Écrit par Guillaume Chérel Catégorie : Danse Mis à jour : mercredi 7 février 2018 16:11 Affichages : 262

Flute enchantéePar Guillaume Chérel - Lagrandeparade.fr/ Pour célébrer ses trente ans le Béjart Ballet Lausanne revient à Paris avec un ballet mythique, "La Flûte enchantée", pour cinq représentations exceptionnelles : « Une féérie qui nous emporte dans la poésie pure de l’enfance », disait Maurice Béjart, disparu il y a dix ans.

Son successeur, Gil Roman, directeur artistique de la compagnie, a créé un spectacle dansé qui alterne des scènes magiques, ou comiques, tout en restant fidèle à la partition de Mozart et à l’âme de Béjart.
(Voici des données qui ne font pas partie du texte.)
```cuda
static int check_head_size(const char* who, int hs) {
  if (hs == 16 || hs == 32 || hs == 64 || hs == 128) return DSF_OK;
  set_error("%s: head size %d not supported (16, 32, 64, 128)", who, hs);
  return DSF_EUNSUPPORTED;
}

extern "C" int64_t dsf_attn_drop_words(int32_t B, int32_t T, int32_t nh) {
  if (B <= 0 || T <= 0 || nh <= 0) return 0;
  return (int64_t)B * nh * T * (2 * cdiv(T, 64));
}

extern "C" int dsf_attn_fwd(const void* qkv, void* y, float* lse, int32_t B, int32_t T, int32_t C, int32_t nh, const dsf_dropout* drop,
                            uint32_t* drop_bits, void* stream) {
  DSF_REQUIRE(qkv && y && lse, "attn_fwd: NULL pointer");
  bool drop_on;
  if (int e = check_attn_drop("attn_fwd", drop, drop_bits, drop_on)) return e;
  DSF_REQUIRE(B > 0 && T > 0 && C > 0 && nh > 0 && C % nh == 0, "attn_fwd: bad shape B=%d T=%d C=%d nh=%d", B, T, C, nh);
  DSF_REQUIRE(aligned16(qkv) && aligned16(y), "attn_fwd: 16-byte alignment required");
  DSF_REQUIRE(B <= 65535 && nh <= 65535, "attn_fwd: grid too large");
  if (int e = check_head_size("attn_fwd", C / nh)) return e;
  return attn_fwd_run(qkv, y, lse, B, T, C, nh, drop_on ? drop : nullptr, drop_bits, g_attn_impl.load(std::memory_order_relaxed), (cudaStream_t)stream);
}

static int attn_bwd_impl(const void* qkv, const void* y, const void* dy, const float* lse, float* delta, void* dqkv, int32_t B, int32_t T,
                         int32_t C, int32_t nh, const dsf_dropout* drop, const uint32_t* drop_bits, int parts, void* stream) {
  DSF_REQUIRE(qkv && y && dy && lse && delta && dqkv, "attn_bwd: NULL pointer");
  bool drop_on;
  if (int e = check_attn_drop("attn_bwd", drop, drop_bits, drop_on)) return e;
  DSF_REQUIRE(B > 0 && T > 0 && C > 0 && nh > 0 && C % nh == 0, "attn_bwd: bad shape B=%d T=%d C=%d nh=%d", B, T, C, nh);
  DSF_REQUIRE(aligned16(qkv) && aligned16(y) && aligned16(dy) && aligned16(dqkv), "attn_bwd: 16-byte alignment required");
  DSF_REQUIRE(B <= 65535 && nh <= 65535, "attn_bwd: grid too large");
  if (int e = check_head_size("attn_bwd", C / nh)) return e;
  return attn_bwd_run(qkv, y, dy, lse, delta, dqkv, B, T, C, nh, drop_on ? drop : nullptr, const_cast<uint32_t*>(drop_bits), parts, (cudaStream_t)stream);
}

extern "C" int dsf_attn_bwd(const void* qkv, const void* y, const void* dy, const float* lse, float* delta, void* dqkv, int32_t B,
                            int32_t T, int32_t C, int32_t nh, const dsf_dropout* drop, const uint32_t* drop_bits, void* stream) {
  return attn_bwd_impl(qkv, y, dy, lse, delta, dqkv, B, T, C, nh, drop, drop_bits, 7, stream);
}

extern "C" int dsf_attn_bwd_parts(const void* qkv, const void* y, const void* dy, const float* lse, float* delta, void* dqkv, int32_t B,
                                  int32_t T, int32_t C, int32_t nh, const dsf_dropout* drop, const uint32_t* drop_bits, int32_t parts,
                                  void* stream) {
  DSF_REQUIRE(parts > 0 && parts <= 7, "attn_bwd_parts: parts must be a non-empty subset of {1 = delta, 2 = dK/dV, 4 = dQ}");
  return attn_bwd_impl(qkv, y, dy, lse, delta, dqkv, B, T, C, nh, drop, drop_bits, parts, stream);
}
```

### deepsense6g_tii_b200/csrc/attn_tc2.cu

```cuda
#include <algorithm>
#include <cstdlib>

#include "tc_common.cuh"

namespace dsf {

using namespace tc;

__device__ __forceinline__ void tma_load_3d(uint32_t dst, const CUtensorMap* m, uint32_t bar, int c0, int c1, int c2) {
  asm volatile(
      "cp.async.bulk.tensor.3d.shared::cluster.global.mbarrier::complete_tx::bytes [%0], [%1, {%3, %4, %5}], [%2];" ::"r"(dst),
      "l"(reinterpret_cast<uint64_t>(m)), "r"(bar), "r"(c0), "r"(c1), "r"(c2)
      : "memory");
}
#ifdef DSF_ATTN_TRACE
__device__ long long g_attn_trace[3][64][6];
#define TRACE(who, it, slot)                                                                               \
  do {                                                                                                     \
    if (blockIdx.x == 0 && blockIdx.y == 0 && blockIdx.z == 0 && (threadIdx.x & 31) == 0 && (it) < 64)     \
      g_attn_trace[who][it][slot] = clock64();                                                             \
  } while (0)
#else
#define TRACE(who, it, slot) do {} while (0)
#endif

__device__ __forceinline__ float ex2_approx(float x) {
  float y;
  asm("ex2.approx.ftz.f32 %0, %1;" : "=f"(y) : "f"(x));
  return y;
}
__device__ __forceinline__ uint64_t pack2(float lo, float hi) { uint64_t r; asm("mov.b64 %0, {%1, %2};" : "=l"(r) : "f"(lo), "f"(hi)); return r; }
__device__ __forceinline__ void unpack2(uint64_t v, float& lo, float& hi) { asm("mov.b64 {%0, %1}, %2;" : "=f"(lo), "=f"(hi) : "l"(v)); }
__device__ __forceinline__ uint64_t fma2(uint64_t a, uint64_t b, uint64_t c) { uint64_t d; asm("fma.rn.f32x2 %0, %1, %2, %3;" : "=l"(d) : "l"(a), "l"(b), "l"(c)); return d; }
__device__ __forceinline__ uint64_t add2(uint64_t a, uint64_t b) { uint64_t d; asm("add.rn.f32x2 %0, %1, %2;" : "=l"(d) : "l"(a), "l"(b)); return d; }
__device__ __forceinline__ uint64_t mul2(uint64_t a, uint64_t b) { uint64_t d; asm("mul.rn.f32x2 %0, %1, %2;" : "=l"(d) : "l"(a), "l"(b)); return d; }
__device__ __forceinline__ void ex2_poly2(uint64_t x, float& p0, float& p1) {
  float x0, x1;
  unpack2(x, x0, x1);
  const uint64_t xc = pack2(fmaxf(x0, -126.f), fmaxf(x1, -126.f));
  const uint64_t t = add2(xc, pack2(12582912.f, 12582912.f));
  const uint64_t r = add2(t, pack2(-12582912.f, -12582912.f));
  const uint64_t f = fma2(r, pack2(-1.f, -1.f), xc);
  uint64_t q = fma2(f, pack2(0.05517164617776871f, 0.05517164617776871f), pack2(0.2426111251115799f, 0.2426111251115799f));
  q = fma2(q, f, pack2(0.6932609677314758f, 0.6932609677314758f));
  q = fma2(q, f, pack2(0.9999280571937561f, 0.9999280571937561f));
  float q0, q1, t0, t1;
  unpack2(q, q0, q1);
  unpack2(t, t0, t1);
  p0 = __int_as_float(__float_as_int(q0) + (__float_as_int(t0) << 23));
  p1 = __int_as_float(__float_as_int(q1) + (__float_as_int(t1) << 23));
}

template <int POLY>
__device__ __forceinline__ uint64_t ex2_pair(uint64_t x, int j) {
  float p0, p1;
  if (POLY > 0 && (j % (POLY > 0 ? POLY : 1)) == POLY - 1) {
    ex2_poly2(x, p0, p1);
  } else {
    float x0, x1;
    unpack2(x, x0, x1);
    p0 = ex2_approx(x0);
    p1 = ex2_approx(x1);
  }
  return pack2(p0, p1);
}
__device__ __forceinline__ uint32_t pack_bf16x2_pair(uint64_t v) {
  float lo, hi;
  unpack2(v, lo, hi);
  return pack_bf16x2(lo, hi);
}

struct AttnDrop {
  uint32_t thresh8;
  float scale;
  uint32_t k0, k1, site;
  uint32_t* bits;
  int Tw;
  const unsigned long long* seed_dev;
};
__device__ __forceinline__ uint32_t attn_keep_word(const AttnDrop& a, uint64_t rowid, uint32_t word) {
  uint32_t out = 0;
  const uint32_t t4 = a.thresh8 * 0x01010101u;
#pragma unroll
  for (int c = 0; c < 2; ++c) {
    const uint4 r = philox4x32(a.k0, a.k1, (uint32_t)rowid, (uint32_t)(rowid >> 32), word * 2 + c, a.site);
    const uint32_t w[4] = {r.x, r.y, r.z, r.w};
#pragma unroll
    for (int k = 0; k < 4; ++k) {
      const uint32_t ge = __vcmpgeu4(w[k], t4) & 0x01010101u;
      out |= (((ge * 0x01020408u) >> 24) & 0xFu) << (c * 16 + k * 4);
    }
  }
  return out;
}
__device__ __forceinline__ void named_bar_sync(int id, int nthreads) {
  asm volatile("bar.sync %0, %1;" ::"r"(id), "r"(nthreads) : "memory");
}
__device__ __forceinline__ void named_bar_arrive(int id, int nthreads) {
  asm volatile("bar.arrive %0, %1;" ::"r"(id), "r"(nthreads) : "memory");
}

template <int HS>
struct HeadCfg {
  static constexpr int BOXC = HS < 64 ? HS : 64;
  static constexpr int ROWB = BOXC * 2;
  static constexpr int NHALF = HS / BOXC;
  static constexpr uint32_t SWZ = ROWB == 128 ? SWZ_128B : (ROWB == 64 ? SWZ_64B : SWZ_32B);
  static constexpr int KPH = ROWB / 32;
};

template <int HS>
__device__ __forceinline__ uint64_t kmaj_desc(uint32_t tile, int R, int kk) {
  using H = HeadCfg<HS>;
  const uint32_t off = (uint32_t)(kk / H::KPH) * R * H::ROWB + (uint32_t)(kk % H::KPH) * 32;
  return make_smem_desc(tile + off, 16, 8 * H::ROWB, H::SWZ);
}
template <int HS>
__device__ __forceinline__ uint64_t mnmaj_desc(uint32_t tile, int R, int kk) {
  using H = HeadCfg<HS>;
  return make_smem_desc(tile + (uint32_t)kk * 16 * H::ROWB, (uint32_t)R * H::ROWB, 8 * H::ROWB, H::SWZ);
}
template <int KC>
__device__ __forceinline__ uint64_t pdesc(uint32_t tile, int kk) {
  return make_smem_desc(tile + (uint32_t)kk * 256, 128, KC * 16, SWZ_NONE);
}

__device__ __forceinline__ void tc_commit_elect(uint32_t bar) {
  if (elect_one()) tc::tc_commit(bar);
  __syncwarp();
}
template <int HS>
__device__ __forceinline__ void mma_over_head(uint32_t tmem_d, uint32_t a_tile, int RA, uint32_t b_tile, int RB, uint32_t idesc) {
  using H = HeadCfg<HS>;
  const uint64_t da = make_smem_desc(a_tile, 16, 8 * H::ROWB, H::SWZ), db = make_smem_desc(b_tile, 16, 8 * H::ROWB, H::SWZ);
  if (elect_one()) {
#pragma unroll
    for (int kk = 0; kk < HS / 16; ++kk) {
      const uint32_t oa = (uint32_t)(kk / H::KPH) * RA * H::ROWB + (uint32_t)(kk % H::KPH) * 32;
      const uint32_t ob = (uint32_t)(kk / H::KPH) * RB * H::ROWB + (uint32_t)(kk % H::KPH) * 32;
      tc_mma_bf16(tmem_d, da + (oa >> 4), db + (ob >> 4), idesc, kk != 0);
    }
  }
  __syncwarp();
}
template <int HS, int KC>
__device__ __forceinline__ void mma_over_rows(uint32_t tmem_d, uint32_t p_tile, uint32_t b_tile, uint32_t idesc, bool accumulate) {
  using H = HeadCfg<HS>;
  const uint64_t dp = make_smem_desc(p_tile, 128, KC * 16, SWZ_NONE);
  const uint64_t db = make_smem_desc(b_tile, (uint32_t)KC * H::ROWB, 8 * H::ROWB, H::SWZ);
  const uint32_t acc = accumulate ? 1u : 0u;
  if (elect_one()) {
#pragma unroll
    for (int kk = 0; kk < KC / 16; ++kk)
      tc_mma_bf16(tmem_d, dp + (uint32_t)((kk * 256) >> 4), db + (uint32_t)((kk * 16 * H::ROWB) >> 4), idesc, kk == 0 ? acc : 1u);
  }
  __syncwarp();
}

template <int HS, int KC, int CW = 0>
__device__ __forceinline__ void mma_over_rows_ts(uint32_t tmem_d, uint32_t p_tmem, uint32_t b_tile, uint32_t idesc, bool accumulate) {
  using H = HeadCfg<HS>;
  const uint64_t db = make_smem_desc(b_tile, (uint32_t)KC * H::ROWB, 8 * H::ROWB, H::SWZ);
  const uint32_t acc = accumulate ? 1u : 0u;
  if (elect_one()) {
#pragma unroll
    for (int kk = 0; kk < KC / 16; ++kk) {
      const uint32_t col = CW > 0 ? (uint32_t)((kk * 16 / (CW > 0 ? CW : 1)) * CW + (kk * 16 % (CW > 0 ? CW : 1)) / 2) : (uint32_t)(kk * 8);
      tc_mma_bf16_ts(tmem_d, p_tmem + col, db + (uint32_t)((kk * 16 * H::ROWB) >> 4), idesc, kk == 0 ? acc : 1u);
    }
  }
  __syncwarp();
}
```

Ce ballet à fois moderne et classique, dans sa chorégraphie, rend la musique visible tout en révélant l’essence du mouvement. C'est une fable philosophique et un conte initiatique, mais aussi un plaisir pour les yeux et les sentiments. En effet, si La Flûte enchantée prône l’acceptation de la faillibilité humaine, et le triomphe de l’amour sur la désunion, c’est également un message de paix qui voit victorieuse l’ère des lumières (la franc-maçonnerie) sur l’obscurantisme.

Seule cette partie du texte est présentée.